Capsular polysaccharide affects NBT reduction in the NADH/PMS electron transfer system. NBT reduction induced by NADH and PMS was monitored by measuring absorbance at 540 nm in the absence or presence of different concentrations of capsular polysaccharide. A. Optical density (O.D.) increase during 30 min. B. Inhibition percentage of NBT reduction in the presence of different polysaccharide concentrations. The experiment was performed in duplicates, obtaining almost identical results (P < 0.05).

Fig. 5

Reactive oxygen species affect the size of the polysaccharide molecules. The distribution of the molecular size of polysaccharide samples was measured after treatment with 0.5 mM H₂O₂ during 2 h or overnight at 37°C as described in Experimental procedures.

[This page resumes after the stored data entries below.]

## Use buffer loads in wgrad GEMM, skip zero triangle chunks, specialize off-diagonal tiles

Replaces the pointer-based global loads of the inverse-Cholesky tiles with buffer-resource loads that use a scalar base plus per-lane offsets, which cuts address arithmetic and VGPR use. On diagonal tiles the first two K-chunks skip MFMAs over the zero upper-triangular part of Linv. A compile-time specialization for off-diagonal tiles drops the ctmax guard and the per-element validity and doubling logic, moving the factor of two into the segment flush. A capacity check is added so one matrix stays under the 32-bit buffer range.

```diff
diff --git a/medgp_amd/csrc/kernels_wgrad.h b/medgp_amd/csrc/kernels_wgrad.h
--- a/medgp_amd/csrc/kernels_wgrad.h
+++ b/medgp_amd/csrc/kernels_wgrad.h
@@ -1,6 +1,8 @@
 #pragma once
 #include "medgp_dev.h"
 #include "kernels_assemble.h"
+#include "kernels_cholinv.h"
+#include <type_traits>
 
 #define WG_KC 32
 #define WG_THREADS 256
@@ -8,13 +10,18 @@
 #define WG_MINWAVES 3
 #endif
 
-#define WG_CHUNK_MFMA(ac, buf) \
-    _Pragma("unroll") for (int h = 0; h < 4; h++) \
+#define WG_CHUNK_MFMA(ac, buf, hlo) \
+    _Pragma("unroll") for (int h = 0; h < 4; h++) { \
+        if (h < (hlo)) continue; \
         _Pragma("unroll") for (int ct = 0; ct < 4; ct++) { \
             if (ct > ctmax) continue;    \
             const v2d bf = *(const v2d *)&Bs[buf][16 * ct + li][8 * h + 2 * g]; \
             _Pragma("unroll") for (int s = 0; s < 2; s++) acc[ct] = __builtin_amdgcn_mfma_f64_16x16x4f64(ac[h][s], bf[s], acc[ct], 0, 0, 0); \
-        }
+        } \
+    }
+#define WG_LOADA(dst, c) _Pragma("unroll") for (int h = 0; h < 4; h++) (dst)[h] = ci_bload(rsU, voA, soA + (c) * (WG_KC * 8) + 64 * h)
+#define WG_LOADB(dst, c) _Pragma("unroll") for (int u = 0; u < 4; u++) (dst)[u] = ci_bload(rsU, voB, soB + (c) * (WG_KC * 8) + 16 * u)
+#define WG_STAGE(buf, src) _Pragma("unroll") for (int u = 0; u < 4; u++) *(v2d *)&Bs[buf][srow][scg + 2 * u] = (src)[u]
 
 template <int QT, int Q0 = 0, int PF = 1>
 __global__ void __launch_bounds__(WG_THREADS, WG_MINWAVES) k_wgrad(MedgpDev L, int nbatch, int ntiles, int nbp) {
@@ -64,35 +71,48 @@
     for (int ct = 0; ct < 4; ct++) acc[ct] = (v4d){0.0, 0.0, 0.0, 0.0};
     {
         const int k0 = 64 * I, nch = (npad - k0) / WG_KC;
-        const int ctmax = (I == J) ? w : 3;
-        const double *Arow = U + (size_t)(64 * I + 16 * w + li) * ld + k0 + 2 * g;
         const int srow = tid >> 2, scg = (tid & 3) * 8;
-        const double *Bsrc = U + (size_t)(64 * J + srow) * ld + k0 + scg;
+        const unsigned uld = (unsigned)ld, mat_bytes = uld * uld * 8u;
+        __amdgpu_buffer_rsrc_t rsU;
+        {
+            const unsigned long long ub = (unsigned long long)U;
+            const unsigned lo32 = __builtin_amdgcn_readfirstlane((unsigned)ub), hi32 = __builtin_amdgcn_readfirstlane((unsigned)(ub >> 32));
+            rsU = __builtin_amdgcn_make_buffer_rsrc((void *)(((unsigned long long)hi32 << 32) | lo32), 0, (int)mat_bytes, 0x00020000);
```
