@@ -880,14 +876,8 @@
 
 int bwagpu_debug_spec_ungapped(bwagpu_ctx_t* ctx, void* stream, int64_t* out) {
   if (!ctx || !out) return BWAGPU_E_INVAL;
-  hipStream_t st = nullptr;
-  if (int rc = entry_stream(ctx, stream, &st)) return rc;
-  int k = 0;
-  while (k < BWAGPU_NUM_SLOTS && ctx->dev_stream[k] != st) ++k;
-  if (k == BWAGPU_NUM_SLOTS || !ctx->dev_scratch[k].d_ctr.p) return fail(ctx, BWAGPU_E_INVAL, "no device-entry batch on this stream");
-  HIPC(hipStreamSynchronize(st), "hipStreamSynchronize");
   int32_t c[SPC_WORDS];
-  HIPC(hipMemcpy(c, ctx->dev_scratch[k].d_ctr.p, sizeof c, hipMemcpyDeviceToHost), "hipMemcpy(ctr)");
+  if (int rc = spec_ctr_words(ctx, stream, c)) return rc;
   for (int r = 0; r < kSpecRounds; ++r) {
     out[4 * r + 0] = c[SPC_UNG_N + r];
     out[4 * r + 1] = c[SPC_UNG_Q + r];
@@ -900,6 +890,24 @@
   return BWAGPU_OK;
 }
 
+int bwagpu_ctx_ungapped_right(bwagpu_ctx_t* ctx, int on) {
+  if (!ctx) return BWAGPU_E_INVAL;
+  const int prev = ctx->ungapped_right;
+  if (on >= 0) ctx->ungapped_right = on ? 1 : 0;
+  return prev;
+}
+
+int bwagpu_debug_spec_ungapped_right(bwagpu_ctx_t* ctx, void* stream, int64_t* out) {
+  if (!ctx || !out) return BWAGPU_E_INVAL;
+  int32_t c[SPC_WORDS];
+  if (int rc = spec_ctr_words(ctx, stream, c)) return rc;
+  for (int r = 0; r < kSpecRounds; ++r) {
+    out[2 * r + 0] = c[SPC_UNGR_N + r];
+    out[2 * r + 1] = c[SPC_UNGR_Q + r];
+  }
+  return BWAGPU_OK;
+}
+
 int bwagpu_ctx_emu_finish(bwagpu_ctx_t* ctx, int on) {
   if (!ctx) return BWAGPU_E_INVAL;
   const int prev = ctx->emu_finish;
@@ -909,14 +917,8 @@
 
 int bwagpu_debug_spec_finish(bwagpu_ctx_t* ctx, void* stream, int64_t* out) {
   if (!ctx || !out) return BWAGPU_E_INVAL;
-  hipStream_t st = nullptr;
-  if (int rc = entry_stream(ctx, stream, &st)) return rc;
-  int k = 0;
-  while (k < BWAGPU_NUM_SLOTS && ctx->dev_stream[k] != st) ++k;
-  if (k == BWAGPU_NUM_SLOTS || !ctx->dev_scratch[k].d_ctr.p) return fail(ctx, BWAGPU_E_INVAL, "no device-entry batch on this stream");
-  HIPC(hipStreamSynchronize(st), "hipStreamSynchronize");
   int32_t c[SPC_WORDS];
-  HIPC(hipMemcpy(c, ctx->dev_scratch[k].d_ctr.p, sizeof c, hipMemcpyDeviceToHost), "hipMemcpy(ctr)");
+  if (int rc = spec_ctr_words(ctx, stream, c)) return rc;
   out[0] = c[SPC_FIN_NAR];
   out[1] = c[SPC_FIN_WIDE];
   out[2] = c[SPC_LIST_N];
diff --git a/bwa-flow_amd/csrc/ctx.h b/bwa-flow_amd/csrc/ctx.h
--- a/bwa-flow_amd/csrc/ctx.h
+++ b/bwa-flow_amd/csrc/ctx.h
@@ -73,7 +73,7 @@
   hipEvent_t ev0 = nullptr, ev1 = nullptr, ev2 = nullptr, ev3 = nullptr;
   DevBuf d_in, d_win, d_srt, d_prog, d_desc, d_out, d_n, d_stats, d_lists, d_counts;
   DevBuf d_cread, d_ext, d_tasks, d_ctr, d_regpos, d_skipf, d_heavy, d_redo, d_rbits, d_rlist;
-  DevBuf d_schain, d_hinfo, d_mat, d_cov, d_hflag, d_colent, d_qh, d_longc, d_sorth, d_stasks, d_ftask, d_ftaskR, d_ung;
+  DevBuf d_schain, d_hinfo, d_mat, d_cov, d_hflag, d_colent, d_qh, d_longc, d_sorth, d_stasks, d_ftask, d_ftaskR, d_ung, d_ungt;
   SpecStreams spec;
   bool side_chosen = false;
   HostBuf h_in, h_out, h_n, h_stats;
@@ -135,6 +135,7 @@
   int light_pack = 0;
   int ext_short_fill = 0;
   int ungapped = 1;
+  int ungapped_right = 1;
   int emu_finish = 1;
   Slot slot[BWAGPU_NUM_SLOTS];
   hipStream_t dev_stream[BWAGPU_NUM_SLOTS] = {};
diff --git a/bwa-flow_amd/csrc/engine.h b/bwa-flow_amd/csrc/engine.h
--- a/bwa-flow_amd/csrc/engine.h
+++ b/bwa-flow_amd/csrc/engine.h
@@ -114,6 +114,8 @@
   SPC_FIN_WIDE = 110,
   SPC_LIST_N = 111,
   SPC_LIGHT_N = 112,
+  SPC_UNGR_N = 113,
+  SPC_UNGR_Q = 116,
   SPC_WORDS = 128
 };
 constexpr int kQHStride = 32;
@@ -142,6 +144,12 @@
   } side[2];
 };
 static_assert(sizeof(UngRec) == 32, "UngRec layout");
+struct UngTask {
+  int64_t rbeg;
+  int32_t pos;
+  uint32_t qls;
+};
+static_assert(sizeof(UngTask) == 16, "UngTask layout");
 struct SpecArgs {
   int lq_bound;
   ChainWin* win;
@@ -172,6 +180,7 @@
   FatTask* ftask;
   FatTask* ftaskR;
   UngRec* ung;
+  UngTask* ungt;
   int risky_first;
   int emu_strict;
   int light_pack;
@@ -192,6 +201,7 @@
   int short_fill = 0;
 };
 int ungapped_default();
+int ungapped_right_default();
 int emu_finish_default();
 int set_ext_form(int form);
 int ext_short_default();
diff --git a/bwa-flow_amd/csrc/spec.hip b/bwa-flow_amd/csrc/spec.hip
--- a/bwa-flow_amd/csrc/spec.hip
+++ b/bwa-flow_amd/csrc/spec.hip
@@ -2084,6 +2084,13 @@
   }();
   return on;
 }
+int ungapped_right_default() {
+  static const int on = [] {
+    const char* e = getenv("BWAGPU_UNGAPPED_RIGHT");
+    return !(e && e[0] == '0');
+  }();
+  return on;
+}
 int emu_finish_default() {
   static const int on = [] {
     const char* e = getenv("BWAGPU_EMU_FINISH");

Fig. 6. C. neoformans cells manifest different susceptibility to antimicrobial agents depending on their capsule size

A. Cells with small and large capsule were exposed to different defensin concentrations, and after 30 min, viability was estimated by plating 100 μl on Sabouraud plates. The mean value and standard deviation from three different experiments are plotted. Solid line, cells with small capsule; dotted line, cells with large capsule. Asterisk denotes statistical differences between cells with small and large capsule at the defensin concentration indicated. B. Cells with small and large capsule were exposed to different Amphotericin B concentrations during 3 h at 37°C, and viability was estimated by cfu enumeration as described in Experimental procedures. The average and the standard deviation of four different experiments are plotted. Solid line, cells with small capsule; dotted line, cells with large capsule. Asterisk denotes statistical differences between cells with small and large capsule at the Amphotericin B concentration indicated (P = 0.05).

Fig. 7. C. neoformans cells with different capsule size manifest differences in susceptibility of phagocytosis by A. castellanii

A. C. neoformans cells were incubated overnight in PBS, and then transferred to Sabouraud or PBS for 1 or 2 h. Afterwards the cells were washed and used in phagocytosis experiments in the presence of A. castellanii as described in Experimental procedures. The mean value and standard deviation of three different experiments are shown. Statistical differences between samples are highlighted with arrows, and the P-value of the comparison is shown. B. C. neoformans cells were incubated overnight in PBS or in PBS + 10% FCS or in Sabouraud, and then transferred to Sabouraud, PBS or PBS + 10% FCS for 2 h. Each bar is labelled first with the condition in which the cells were placed overnight and then with the condition in which they were placed for 2 h. The experiment was performed in triplicate, and the mean value and standard deviation are shown. Statistical differences between samples are highlighted with arrows, and the P-value of the comparison is shown.